In summary, it can be concluded that our method performs the best on the multimodal datasets. The proposed cross reconstruction regularization improves the results of multimodal clustering, which further proves that it is beneficial to establish a connection among different modalities.

Table 3. Clustering Purity (%)

Parameter Setting Results. In Table 4, we explore the effect of the parameters \(\beta \) and \(\gamma \) to clustering performance of DMCR on each dataset. Due to space limitation, we only present the experimental results on the Digits dataset and Cal101 dataset in this paper. Both \(\beta \) and \(\gamma \) vary in the set [0, 0.5, 1] and the best results are marked in bold.

Table 4. Parameter Setting results on Digits and Cal101 (%)
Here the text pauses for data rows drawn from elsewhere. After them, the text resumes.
const char* kernel_class_name(int kc) {
  static const char* const fixed[KC_LDS_JOIN0] = {
      "rdfgpu::locate_kernel", "rdfgpu::scan_count_kernel", "rdfgpu::scan_write_kernel",
      "void rdfgpu::filter_kernel<1>", "void rdfgpu::filter_kernel<2>", "void rdfgpu::filter_kernel<0>",
      "rdfgpu::cross_kernel", "rdfgpu::join_build_kernel", "void rdfgpu::join_probe_kernel<false>",
      "void rdfgpu::join_probe_kernel<true>", "rdfgpu::join_left_unmatched_kernel", "void rdfgpu::nlj_kernel<false>",
      "void rdfgpu::nlj_kernel<true>", "rocprim device scan", "rdfgpu::gjoin_build_kernel", "rdfgpu::gdirect_build_kernel",
      "rdfgpu::minmax_u32_kernel", "rdfgpu::csr_rel_keys_kernel", "rocprim radix sort (CSR rows)",
      "rdfgpu::topk_max_kernel", "rdfgpu::topk_hist_kernel", "rdfgpu::topk_scatter_kernel", "rdfgpu::topk_select_kernel",
      "rdfgpu::topk_write_kernel", "void rdfgpu::filter_kernel<3>", "rdfgpu::regex_verdict_kernel", "rdfgpu::union_kernel",
      "rdfgpu::band_slow_kernel", "rocprim radix sort", "rdfgpu::band_bounds_kernel", "rdfgpu::band_blocks_kernel",
      "rdfgpu::band_decode_kernel", "void rdfgpu::band_mask_kernel", "void rdfgpu::band_emit_kernel", "rdfgpu::band_entries_kernel",
      "rdfgpu::band_desc_kernel", "rdfgpu::band_pt_kernel", "rdfgpu::band_rows_kernel",
      "void rdfgpu::filter_bits_kernel<1>", "void rdfgpu::filter_bits_kernel<2>", "void rdfgpu::filter_bits_kernel<3>", "void rdfgpu::filter_bits_kernel<4>", "rdfgpu::value_verdict_kernel",
      "rdfgpu::value_runs_kernel", "void rdfgpu::run_scan_kernel", "rdfgpu::run_copy_kernel",
      "rdfgpu::oj_probe_kernel", "rdfgpu::oj_count_kernel", "void rdfgpu::oj_write_kernel",
      "void rdfgpu::filter_write_kernel", "rdfgpu::part_keys_kernel", "void rdfgpu::part_join_kernel",
      "rdfgpu::oj_band_records_kernel", "rdfgpu::oj_write_band_kernel", "void rdfgpu::small_scan_kernel",
      "rdfgpu::part_pass (hist + scan + scatter)", "void rdfgpu::stream_join_kernel",
      "rdfgpu::oj_write_band_kernel(rdfgpu::OrderedJoinArgs, rdfgpu::OjBandFuse, rdfgpu::OjInPlace)", "void rdfgpu::semi_build_kernel",
      "void rdfgpu::semi_join_kernel<0, false", "void rdfgpu::semi_join_kernel<0, true", "void rdfgpu::semi_join_kernel<1, false",
      "void rdfgpu::semi_join_kernel<1, true", "void rdfgpu::semi_nested_kernel<false", "void rdfgpu::semi_nested_kernel<true",
      "rdfgpu::agg_groups_kernel", "void rdfgpu::agg_accum_kernel<false>", "void rdfgpu::agg_accum_kernel<true>", "rdfgpu::agg_final_kernel",
// ... 18 lines not shown
                                                       items[w] + ", " + std::to_string(m) + ", " + (c ? "true" : "false");
  });
  return names[kc - KC_LDS_JOIN0].c_str();
}

void Plan::resolve_timing() {
  for (KernelStat& k : kstats) k = KernelStat{};
  if (!timing) return;
  auto live = [&](const u64* dev, u64 fallback) -> u64 {
    if (!dev) return fallback;
    const u64 v = ctx->counters_host[dev - counters];
    return v < fallback || fallback == 0 ? v : fallback;
  };
  for (const PendingLaunch& p : pending) {
    float ms = 0;
    RDFGPU_HIP(hipEventElapsedTime(&ms, p.start, p.stop));
    KernelStat& k = kstats[p.kc];
    const u64 rows = live(p.rows_dev, p.rows_cap);
    const u64 out = p.out_dev ? ctx->counters_host[p.out_dev - counters] : p.out_rows;
    k.launches++; k.ms += ms; k.rows += rows;
    k.bytes += p.fixed_bytes + rows * p.bytes_per_row + out * p.bytes_per_out;
  }
  pending.clear();
  if (timing_focus < 0) {
    double top = 0;
    for (int kc = 0; kc < (int)(sizeof kstats / sizeof kstats[0]); kc++) if (kstats[kc].ms > top) { top = kstats[kc].ms; last_top_kc = kc; }
  }
}

void Plan::release_intermediates() {
  for (void* p : allocs) store->pool.free(p);
  allocs.clear();
}
const ExprProgram* Plan::upload_program(const ExprProgram& p) {
  if (progs_used >= ExecContext::kProgSlots) fail(RDFGPU_ERR_UNSUPPORTED, "plan needs more than %u device expression programs", ExecContext::kProgSlots);
  const u32 slot = progs_used++;
  ctx->progs_host[slot] = p;
  bind_values(ctx->progs_host[slot]);
  RDFGPU_HIP(hipMemcpyAsync(ctx->progs_dev + slot, ctx->progs_host + slot, sizeof(ExprProgram), hipMemcpyHostToDevice, stream));
  return ctx->progs_dev + slot;
}
void Plan::bind_values(ExprProgram& p) const {
  if (!agg_columns) return;
  for (u32 i = 0; i < p.n; i++) {
    rdfgpu_expr_node& e = p.nodes[i];
    if (e.op != kExAggValue) continue;
    const u32 node = e.u >> 8, agg = e.u & 0xffu;
    if (node >= nodes.size() || nodes[node].values_run != run) fail(RDFGPU_ERR_INVALID, "a value column of node %u is read before the node ran", node);
    e.lo = (int64_t)reinterpret_cast<uintptr_t>(nodes[node].values[agg]);
    e.hi = (int64_t)nodes[node].n_values;
  }
}
const rdfgpu_agg_value* Plan::result_values(u32 col, u64* n) const {
  const ValueOrigin& o = nodes[root].origin[col];
  if (n) *n = o.node < 0 ? 0 : nodes[o.node].n_values;
  return o.node < 0 ? nullptr : nodes[o.node].values[o.agg];
}
u64* Plan::new_counter() {
  if (counters_used >= 255) fail(RDFGPU_ERR_UNSUPPORTED, "plan needs more than 255 cardinality counters");
  return counters + counters_used++;
}
void Plan::read_back(void* host, const void* dev, size_t bytes) {
  RDFGPU_HIP(hipMemcpyAsync(host, dev, bytes, hipMemcpyDeviceToHost, stream));
  RDFGPU_HIP(hipStreamSynchronize(stream));
  metrics.host_syncs++;
}
// ... 20 lines not shown
    if (nd.d.kind == RDFGPU_NODE_TABLE) d = true;
    else if (nd.d.kind != RDFGPU_NODE_DATA_SOURCE) {
      const bool binary = is_binary(nd.d.kind);
      if (nd.d.left >= 0) d = depends((u32)nd.d.left);
      if (binary && nd.d.right >= 0) d = depends((u32)nd.d.right) || d;
    }
    dep[i] = d ? 1 : 0;
    return d;
  };
  const u64 ratio = (full + kPrimeRows - 1) / kPrimeRows;
  for (u32 i = 0; i < nodes.size(); i++) {
    NodeInfo& nd = nodes[i];
    if (nd.has_last && depends(i)) { nd.last_rows = nd.last_rows * ratio + 1024; nd.last_scaled = true; }
  }
}
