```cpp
template <typename T>
int launch_tp_mom_fwd_first(int pair, const TpMomArgs& a, hipStream_t stream);
template <typename T>
int launch_tp_mom_fwd_last(int pair, const TpMomArgs& a, hipStream_t stream);
template <typename T>
int launch_tp_mom_bwd_last(int pair, const TpMomArgs& a, hipStream_t stream);
template <typename T>
int launch_tp_mom_bwd_first(int pair, const TpMomArgs& a, hipStream_t stream);
template <typename T>
int launch_tp_chain_fwd_last(int pair, const TpChainArgs& a, hipStream_t stream);
template <typename T>
int launch_tp_chain_bwd_last(int pair, const TpChainArgs& a, hipStream_t stream);
template <typename T>
int launch_tp_chain_bwd_first(int pair, const TpChainArgs& a, hipStream_t stream);

int find_spec_sig(const aa_tp_desc& d);

struct TpDenseArgs {
  int64_t E, N;
  const int32_t* rowptr;
  const int32_t* eids;
  int u, coupling;
  double sf;
  const void* x1;
  const void* x2;
  const void* weights;
  void* x2s;
  void* out;
  const void* gout;
  void* gx1;
  void* gx2;
};
bool tp_dense_supported(int sig, int u, int dtype);
template <typename T>
int launch_tp_dense(int sig, bool backward, const TpDenseArgs& a, hipStream_t stream);
template <typename T>
int launch_tp_dense_wgrad(int sig, int u, int coupling, const TpLayerWgradArgs& a, hipStream_t stream);
template <typename T>
int launch_tp_spec_fwd(int sig, const TpSpecFwdArgs& a, hipStream_t stream);
template <typename T>
int launch_tp_spec_bwd(int sig, const TpSpecBwdArgs& a, hipStream_t stream);

constexpr int kFusedMaxSteps = 56;
constexpr int kFusedKeepDefault = 2;
constexpr int kFusedMaxDegree = 128;
constexpr int kFusedTailAtomsPerCu = 64;
constexpr int kFusedTeamTilesSmall = 4096;
struct FusedFwdArgs {
  int64_t N, atom0, atom_end;
  int32_t* tile_atoms;
  int32_t* tile_counts;
  int64_t tile_cap;
  const int32_t *rowptr, *nbr, *types;
  const float* pos;
  const float* shift_vec;
  int num_types, embed_kind, spline_span;
  float poly_p;
  const float *rmax_recip, *bessel_w;
  const float* emb_tab;
  const void* wstep[kFusedMaxSteps][2];
  const float *tpw0, *tpw1;
  int coupling;
  float sf;
  const float* ro_w;
  float ro_factor;
  const float *scales, *shifts;
  float* vec;
  float* sh;
  float* se_h;
  float* emb;
  float* w0;
  float* lat_h0;
  float* lat_h1;
  float* ro_h;
  float* fcat;
  float *x2s0, *x2s1;
  float* atom_energy;
  int long_only;
  int32_t* status;
  int mixed;
  int skip_long, fill_done;
  float* g_fcat;
  float* g_scal1;
  int ld_gfcat;
  float* g_scal0;
  float* gsh_env1;
};
size_t fused_fwd_lds_bytes(int num_types, bool teams);
enum class FusedForm { OneWave, FourWave, EightWave, EightWaveTail, EightWaveDeepTail };
int fused_fwd_num_steps(int R);
int launch_fused_fwd(int pair, FusedForm form, const FusedFwdArgs& a, const FusedFwdArgs* wide, hipStream_t stream);
// ... 153 lines not shown
```

### allegro_amd/csrc/aa_gemm.hip

```cpp
#include "aa_common.h"
#include "aa_mfma.h"

namespace aa {


template <typename T>
__device__ __forceinline__ T seg_load(const SegList& sl, int64_t row, int col) {
  int c = col;
#pragma unroll
  for (int s = 0; s < 3; ++s) {
    if (s < sl.count) {
      if (c < sl.s[s].n) return static_cast<const T*>(sl.s[s].p)[row * sl.s[s].ld + c];
      c -= sl.s[s].n;
    }
  }
  return T(0);
}

__device__ __forceinline__ bool a_act(const GemmArgs& g, int k) { return g.act_a && (g.act_hi == 0 || (k >= g.act_lo && k < g.act_hi)); }

template <typename T>
__device__ __forceinline__ void seg_store(const GemmArgs& g, int64_t row, int col, T v) {
  int c = col;
#pragma unroll
// ... 939 lines not shown
#pragma unroll
        for (int q = 0; q < 6; ++q) {
          wn0[q] = p0[q * 64];
          wn1[q] = p1[q * 64];
        }
        __builtin_amdgcn_sched_barrier(0);
        v4f a2[4];
        const int k2 = kc + 2 < KC ? kc + 2 : KC - 1;
        load_a_frag_acc(g, gm, k2, hh, a2, a_sh);
        __builtin_amdgcn_sched_barrier(0);
        u32x4 x1[2], x2[2], x3[2];
        split3_pack(a0, x1, x2, x3);
        chunk_pair_bf16x3(wc0, wc1, x1, x2, x3, acc0, acc1);
#pragma unroll
        for (int q = 0; q < 4; ++q) {
          a0[q] = a1[q];
          a1[q] = a2[q];
        }
#pragma unroll
        for (int q = 0; q < 6; ++q) {
          wc0[q] = wn0[q];
          wc1[q] = wn1[q];
        }
      }
    }
    if (LDS_EPI) {
      store_pair_lds(g, acc0, acc1, two, reinterpret_cast<float*>(aa_smem) + wv * 32 * EP_LD, m0, nt * 32, lane);
    } else {
      store_tile_t(g, acc0, gm, nt * 32, lane, vec_ok, c_sh);
      if (two) store_tile_t(g, acc1, gm, nt * 32 + 32, lane, vec_ok, c_sh);
    }
  }
}
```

The value of \(\beta \) and \(\gamma \) separately reflects how much we want to enforce the cross reconstruction regularization and the VIB regularization. The \(\beta =1\), \(\gamma =0\) stands for DMCR without cross reconstruction regularization, the\(\beta =1\), \(\gamma =0.5\) stands for DMCR without VIB regularization, and the \(\beta =1\), \(\gamma =0\) stands for DMCR without both cross reconstruction regularization and VIB regularization. It can be seen that the performance of DMCR without one regularization is better than that of DMCR without both regularization, but is worse than that of DMCR with both regularization, which proves the validity of the VIB regularization and cross reconstruction regularization. Furthermore, as shown in the tables, we get the best results when \(\beta =1\) and \(\gamma =0.5\).

6 Conclusion

In this paper, we propose a novel deep multimodal clustering framework called DMCR. Firstly, we control the scale of feature using VIB. Secondly, we reduce the distribution differences among multimodal features using cross reconstruction. Thirdly, we fuse the extracted features to common features. Finally, we cluster the common features using k-means. In addition, we prove that the proposed cross reconstruction method effectively reduce the distribution differences of multimodal features. We compare our DMCR algorithm with the state-of-the-art multimodal methods on many multimodal datasets. Experimental results show that our algorithm achieves obviously improvement on multimodal clustering task.